**Task description:** From the entries, return every line where the string "operator" shows up.
-------------------------
# h3poteto/aws-global-accelerator-controller

Hardware: NVIDIA H100
Metric: objects reconciled/sec at 10^6 Service+Ingress; change-set bit-exact vs Go ref (higher is better)
Workload: dtype u8/u32 (bytes and indices)

## Files before the change

### aws-global-accelerator-controller_b200/csrc/gar_common.h

```cpp
#pragma once

#include <stdint.h>
#include <stddef.h>

#include "../../include/garecon.h"

#if defined(__CUDACC__)
#define GAR_HD __host__ __device__ __forceinline__
#define GAR_D __device__ __forceinline__
#else
#define GAR_HD inline
#define GAR_D inline
#endif

#if defined(__CUDA_ARCH__)
#define GAR_ANY(p) __any_sync(0xffffffffu, (p))
#else
bool gar_host_vote(bool p);
#define GAR_ANY(p) gar_host_vote((p))
#endif

typedef uint8_t u8;
typedef uint16_t u16;
typedef uint32_t u32;
// ... 206 lines not shown
#else
  return *p;
#endif
}

GAR_HD Cursor idx_open(const HashIdx &ix, u64 h) {
  u32 b = hash_bucket(h, ix.mask);
  Cursor c;
  c.pos = ix.begin[b];
  c.end = ix.begin[b + 1];
  c.tag = hash_tag(h);
  return c;
}
GAR_HD bool idx_next(const HashIdx &ix, Cursor &c, IdxEntry *out) {
  while (c.pos < c.end) {
    IdxEntry e = load_entry(ix.ent + c.pos++);
    if (e.tag == c.tag) {
      *out = e;
      return true;
    }
  }
  return false;
}
```

### aws-global-accelerator-controller_b200/csrc/gar_pipeline.h

```cpp
#pragma once

#include <stdio.h>
#include <stdlib.h>

#include <initializer_list>

#include "gar_rows.h"

#if defined(__CUDA_ARCH__)
#define GAR_ATOMIC_ADD(p, v) atomicAdd((p), (v))
#else
#define GAR_ATOMIC_ADD(p, v) (*(p) += (v))
#endif


enum Slot {
  S_DERIVED, S_OFLAGS, S_OKEY_HASH, S_STAGE_GA, S_STAGE_R53, S_ANN_R53, S_ANN_NAME, S_ANN_TAGS, S_ANN_LISTEN, S_DPORT_BEGIN, S_DPORTS,
  S_TOK_CODE, S_TOK_NAME, S_TOK_REGION,
  S_ACC_FLAGS, S_ACC_OWNER_KEY, S_ACC_OWNER, S_ACC_THOST, S_ACC_MANAGED, S_ACC_OWNER_HASH, S_ACC_THOST_HASH, S_REC_NAME_HASH, S_VAL_KEY_HASH,
  S_REC_ZONE, S_VAL_REC, S_VAL_CLS, S_VAL_KEY, S_VAL_ORPHAN, S_VAL_LINK, S_ACC_DIGEST,
  S_R53_MODE, S_R53_ACC, S_R53_ACC_DNS, S_PAIR_BEGIN, S_PAIR_OBJ, S_PAIR_HN, S_PAIR_CODE, S_PAIR_ZONE, S_PAIR_REC,
  S_IX_LB, S_IX_OWNER = S_IX_LB + 3, S_IX_THOST = S_IX_OWNER + 3, S_IX_ZONE = S_IX_THOST + 3, S_IX_VAL = S_IX_ZONE + 3,
  S_IX_ALIAS = S_IX_VAL + 3, S_IX_OBJ = S_IX_ALIAS + 3, S_IX_OVN = S_IX_OBJ + 3,
  S_SORT_KEYS = S_IX_OVN + 3, S_SORT_VALS, S_SORT_KEYS_ALT, S_SORT_VALS_ALT, S_SORT_TAGS,
  S_COUNTS, S_STATUS_GA, S_STATUS_R53, S_OPS, S_ERRFLAG, S_IX_EG, S_IX_EG_ENT, S_IX_EG_PAD,
  S_VAL_OBJ, S_ACC_OBJ, S_OBJ_CANON, S_OWN_BEGIN, S_OWN_FILL, S_OWN_ENT, S_OWN_MULTI,
  S_IXA_BEGIN, S_IXA_FILL, S_IXA_ENT, S_IXA_MULTI, S_OVN_FILL, S_OVN_MULTI, S_LB_HASH, S_REC_FLAGS,
  S_NSLOTS
};


struct FClassify {
  DevTables T;
  Work W;
  u32 *derived_public;
  u8 *oflags;
  u32 *errflag;
  GAR_HD void operator()(u32 i) const {
    classify_object(T, W, i);
    W.obj_canon[i] = i;
    u32 dv = W.derived[i];
    if (dv & OBJ_KEY_BAD) GAR_ATOMIC_ADD(errflag, 1u);
    derived_public[i] = dv & 0xFFu;
  }
};
struct FTokenise {
  DevTables T;
  Work W;
  static constexpr int kStageCols = 1;
  static constexpr u32 kStageBytes = 24 * 1024;
// ... 438 lines not shown
  GAR_HD void operator()(u32 k) const { dst[k] = k < 5 ? src[idx[k]] : *extra; }
};
#define GAR_RETRY_WITH_RADIX 1000
#define GAR_REFUSE_EMPTY_CACHE 1001
struct FGatherHeader {
  const u32 *ndports;
  u32 *flags;
  GAR_HD void operator()(u32) const { flags[FW_NDPORTS] = *ndports; }
};
struct FValueJoins {
  DevTables T;
  Work W;
  GAR_HD void operator()(u32 v) const { value_joins(T, W, v); }
};
struct FResolveValue {
  DevTables T;
  Work W;
  GAR_HD void operator()(u32 v) const { resolve_value(T, W, v); }
};
struct FResolveAccel {
  DevTables T;
  Work W;
  GAR_HD void operator()(u32 a) const { resolve_accel(T, W, a); }
};
GAR_HD IdxEntry own_entry(const DevTables &T, const Work &W, u32 x) {
  IdxEntry e;
  e.tag = e.a0 = e.a1 = 0;
  e.s0 = e.s1 = 0;
  if (x < T.a.n_accels) {
    e.row = x;
    return e;
  }
  const u32 v = x - T.a.n_accels, rec = W.val_rec[v];
  const ValLink l = W.val_link[v];
  e.tag = l.alias_row;
  e.row = v;
  e.a0 = rec;
  e.a1 = W.rec_zone[rec] | ((W.rec_flags[rec] & 1) ? VALNAME_HAS_BACKSLASH : 0u);
  e.s0 = l.alias_dns;
  e.s1 = T.a.rec_name[rec];
  return e;
}
GAR_HD u32 own_segment(const DevTables &T, const Work &W, u32 x) {
  const u32 nacc = T.a.n_accels;
  const u32 o = x < nacc ? W.acc_obj[x] : W.val_obj[x - nacc];
  return o == GAR_NONE ? 2 * T.o.n_objects : 2 * o + (x < nacc ? 0u : 1u);
// ... 316 lines not shown
  }

  bool prepared = false;
  u64 n_dports = 0;
  u32 *errflag = nullptr;

  u32 acc_guest_from = 0xFFFFFFFFu;
  u32 sharded = 0;
  bool orphan_sweep = true;
  bool allow_empty_cache = false;

  void alloc_obj_work() {
    const u32 n = T.o.n_objects, nlbi = T.o.n_lbi;
    W.derived = (u32 *)be.ensure(S_DERIVED, 4 * (size_t)(n + 1));
    W.okey_hash = (u64 *)be.ensure(S_OKEY_HASH, 8 * (size_t)(n + 1));
    W.ann_r53 = (gar_str *)be.ensure(S_ANN_R53, 8 * (size_t)(n + 1));
    W.ann_name = (gar_str *)be.ensure(S_ANN_NAME, 8 * (size_t)(n + 1));
    W.ann_tags = (gar_str *)be.ensure(S_ANN_TAGS, 8 * (size_t)(n + 1));
    W.ann_listen = (gar_str *)be.ensure(S_ANN_LISTEN, 8 * (size_t)(n + 1));
    W.dport_begin = (u32 *)be.out_dport_begin(n);
    W.tok_code = (u8 *)be.out_tok_code(nlbi);
    W.tok_name = (gar_str *)be.out_tok_name(nlbi);
    W.tok_region = (gar_str *)be.out_tok_region(nlbi);
    W.r53_mode = (u8 *)be.ensure(S_R53_MODE, (size_t)n + 1);
    W.r53_acc = (u32 *)be.ensure(S_R53_ACC, 4 * (size_t)(n + 1));
    W.r53_acc_dns = (gar_str *)be.ensure(S_R53_ACC_DNS, 8 * (size_t)(n + 1));
    W.obj_canon = (u32 *)be.ensure(S_OBJ_CANON, 4 * (size_t)(n + 1));
  }
  CanonHook canon_hook(u32 b0, u32 b1) const { return CanonHook{W.obj_canon, T.o.slab, b0, b1}; }
  void alloc_work() {
    const u32 nacc = T.a.n_accels, nrec = T.a.n_records, nval = T.a.n_values;
    alloc_obj_work();
    W.acc_flags = (u32 *)be.ensure(S_ACC_FLAGS, 4 * (size_t)(nacc + 1));
    W.acc_owner_key = (gar_str *)be.ensure(S_ACC_OWNER_KEY, 8 * (size_t)(nacc + 1));
    W.acc_owner = (gar_str *)be.ensure(S_ACC_OWNER, 8 * (size_t)(nacc + 1));
    W.acc_thost = (gar_str *)be.ensure(S_ACC_THOST, 8 * (size_t)(nacc + 1));
    W.acc_managed = (gar_str *)be.ensure(S_ACC_MANAGED, 8 * (size_t)(nacc + 1));
    W.acc_owner_hash = (u64 *)be.ensure(S_ACC_OWNER_HASH, 8 * (size_t)(nacc + 1));
    W.acc_thost_hash = (u64 *)be.ensure(S_ACC_THOST_HASH, 8 * (size_t)(nacc + 1));
    W.rec_name_hash = (u64 *)be.ensure(S_REC_NAME_HASH, 8 * (size_t)(nrec + 1));
    W.val_key_hash = (u64 *)be.ensure(S_VAL_KEY_HASH, 8 * (size_t)(nval + 1));
    W.rec_zone = (u32 *)be.ensure(S_REC_ZONE, 4 * (size_t)(nrec + 1));
    W.val_rec = (u32 *)be.ensure(S_VAL_REC, 4 * (size_t)(nval + 1));
    W.val_cls = (u8 *)be.ensure(S_VAL_CLS, nval + 1);
    W.val_key = (gar_str *)be.ensure(S_VAL_KEY, 8 * (size_t)(nval + 1));
    W.val_orphan = (u8 *)be.ensure(S_VAL_ORPHAN, nval + 1);
// ... 82 lines not shown
                      placer(IX_ALIAS, FRowAlias{T, W}), placer(IX_OBJ, FRowObj{T, W}), FIdxMultiList{ixa_begin, ixa_multi});
    const CanonHook canon = P.want[IX_OBJ] ? canon_hook(P.off[IX_OBJ], P.off[IX_OBJ] + P.nb[IX_OBJ]) : CanonHook{};
    be.for_each_dyn("idx_order", ixa_multi, multi_cap, FIdxOrderMulti{ixa_begin, ixa_ent, ixa_multi, overflow, canon});
    if (P.want[IX_LB]) W.ix_lb = group_a_index(IX_LB);
    if (P.want[IX_THOST]) W.ix_thost = group_a_index(IX_THOST);
    if (P.want[IX_ZONE]) W.ix_zone = group_a_index(IX_ZONE);
    if (P.want[IX_ALIAS]) W.ix_alias = group_a_index(IX_ALIAS);
    if (P.want[IX_OBJ]) W.ix_obj = group_a_index(IX_OBJ);
  }
  void resolve_owners(bool link_aliases) {
    const u32 n = T.o.n_objects, nacc = T.a.n_accels, nval = T.a.n_values, nseg = 2 * n;
    u32 *overflow = errflag + FW_IDX_OVERFLOW;
    W.own_begin = (u32 *)be.ensure(S_OWN_BEGIN, 4 * (size_t)(nseg + 2));
    be.fill32(W.own_begin, 0, (size_t)nseg + 1);
    u32 *ovn = nullptr;
    if (!force_radix) {
      ovn_nb = next_pow2(nval / 8 < 16 ? 16 : nval / 8);
      ovn = (u32 *)be.ensure(S_IX_OVN + 0, 4 * (size_t)(ovn_nb + 2));
      be.fill32(ovn, 0, (size_t)ovn_nb + 2);
      W.hist[IX_OVN] = IxHist{ovn, ovn_nb - 1};
    } else {
      W.hist[IX_OVN] = IxHist{nullptr, 0};
    }
    if (link_aliases) be.for_each_multi("value_joins", {nval, nacc}, FValueJoins{T, W}, FResolveAccel{T, W});
    else be.for_each_multi("resolve_owners", {nval, nacc}, FResolveValue{T, W}, FResolveAccel{T, W});
    be.exclusive_scan(W.own_begin, nseg + 1);
    IdxEntry *own = (IdxEntry *)be.ensure(S_OWN_ENT, sizeof(IdxEntry) * ((size_t)nacc + nval + 1));
    if (!force_radix) {
      be.exclusive_scan(ovn, ovn_nb + 1);
      u32 *ovn_cursor = (u32 *)be.ensure(S_OVN_FILL, 4 * (size_t)(ovn_nb + 1));
      IdxEntry *ovn_ent = (IdxEntry *)be.ensure(S_IX_OVN + 1, sizeof(IdxEntry) * (size_t)(nval + 1));
      u32 *ovn_multi = (u32 *)be.ensure(S_OVN_MULTI, 4 * (size_t)(nval / 2 + 3));
      u32 *own_cursor = (u32 *)be.ensure(S_OWN_FILL, 4 * (size_t)(nseg + 1));
      const u32 own_multi_cap = (u32)(((u64)nacc + nval) / 2 + 1);
      u32 *own_multi = (u32 *)be.ensure(S_OWN_MULTI, 4 * (size_t)(own_multi_cap + 2));
      be.copy32(ovn_cursor, ovn, (size_t)ovn_nb + 1);
      be.copy32(own_cursor, W.own_begin, (size_t)nseg + 1);
      be.fill32(ovn_multi, 0, 1);
      be.fill32(own_multi, 0, 1);
      be.for_each_multi("idx_place", {nval, ovn_nb, nacc, nval, nseg}, FIdxPlaceDirect<FRowOvn>{FRowOvn{T, W}, ovn_cursor, ovn_ent, ovn_nb - 1},
                        FIdxMultiList{ovn, ovn_multi}, FOwnPlace{T, W, own_cursor, own, 0}, FOwnPlace{T, W, own_cursor, own, nacc},
                        FIdxMultiList{W.own_begin, own_multi});
      be.for_each_dyn("idx_order", ovn_multi, nval / 2 + 1, FIdxOrderMulti{ovn, ovn_ent, ovn_multi, overflow});
      be.for_each_dyn("idx_order", own_multi, own_multi_cap, FIdxOrderMulti{W.own_begin, own, own_multi, overflow});
      W.ix_ovn = HashIdx{ovn, ovn_ent, ovn_nb - 1};
    } else {
      const u32 nx = nacc + nval;
      u32 *keys = (u32 *)be.ensure(S_SORT_KEYS, 4 * (size_t)(nx + 1));
// ... 27 lines not shown
  }
  void prepare_directory() {
    alloc_work();
    be.fill32(errflag, 0, FW_WORDS);
    arm_group_a((1u << IX_LB) | (1u << IX_THOST));
    if (T.o.n_lbi) be.for_each("tokenise_hostnames", T.o.n_lbi, FTokenise{T, W});
    if (T.a.n_accels) be.for_each("digest_accelerators", T.a.n_accels, FDigestAccel{T, W});
    if (T.a.n_lbs) be.for_each("hash_load_balancers", T.a.n_lbs, FLbHash{T, W});
    finish_group_a();
    u32 fl[FW_WORDS];
    be.download(fl, errflag, sizeof(fl));
    if (fl[FW_IDX_OVERFLOW]) {
      u32 *overflow = errflag + FW_IDX_OVERFLOW;
      W.ix_lb = build_index(S_IX_LB, T.a.n_lbs, 1, FRowLb{T, W}, overflow, true);
      W.ix_thost = build_index(S_IX_THOST, T.a.n_accels, 1, FRowThost{T, W}, overflow, true);
    }
  }

  u32 dport_cap = 0, pair_cap = 0;
  u64 ops_cap = 0;
  bool tiny_caps = false;
  int prepare() {
    const u32 n = T.o.n_objects, nacc = T.a.n_accels, nzone = T.a.n_zones, nrec = T.a.n_records;
    alloc_work();
    if (!force_radix) arm_group_a((1u << IX_LB) | (1u << IX_THOST) | (1u << IX_ZONE) | (1u << IX_ALIAS) | (1u << IX_OBJ));
    stage1();
    listen_ports();

    u32 *overflow = errflag + FW_IDX_OVERFLOW;
    if (!force_radix) {
      finish_group_a();
    } else {
      W.ix_lb = build_index(S_IX_LB, T.a.n_lbs, 1, FRowLb{T, W}, overflow, true);
      W.ix_thost = build_index(S_IX_THOST, nacc, 1, FRowThost{T, W}, overflow, true);
      W.ix_zone = build_index(S_IX_ZONE, nzone, 1, FRowZone{T}, overflow, true);
      W.ix_alias = build_index(S_IX_ALIAS, nrec, 2, FRowAlias{T, W}, overflow, true);
      W.ix_obj = build_index(S_IX_OBJ, n, 1, FRowObj{T, W}, overflow, true, canon_hook(0, 0xFFFFFFFFu));
    }
    resolve_owners(true);
    obj_stale = false;
    owner_indexes = false;
    return GAR_OK;
  }
  void listen_ports() {
    const u32 n = T.o.n_objects;
    be.fill32(W.dport_begin, 0, (size_t)n + 1);
// ... 371 lines not shown
```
-------------------------
**Solution for this problem:**
  GAR_HD void operator()(u32 i) const {
  GAR_HD void operator()(u32 k) const { dst[k] = k < 5 ? src[idx[k]] : *extra; }
  GAR_HD void operator()(u32) const { flags[FW_NDPORTS] = *ndports; }
  GAR_HD void operator()(u32 v) const { value_joins(T, W, v); }
  GAR_HD void operator()(u32 v) const { resolve_value(T, W, v); }
  GAR_HD void operator()(u32 a) const { resolve_accel(T, W, a); }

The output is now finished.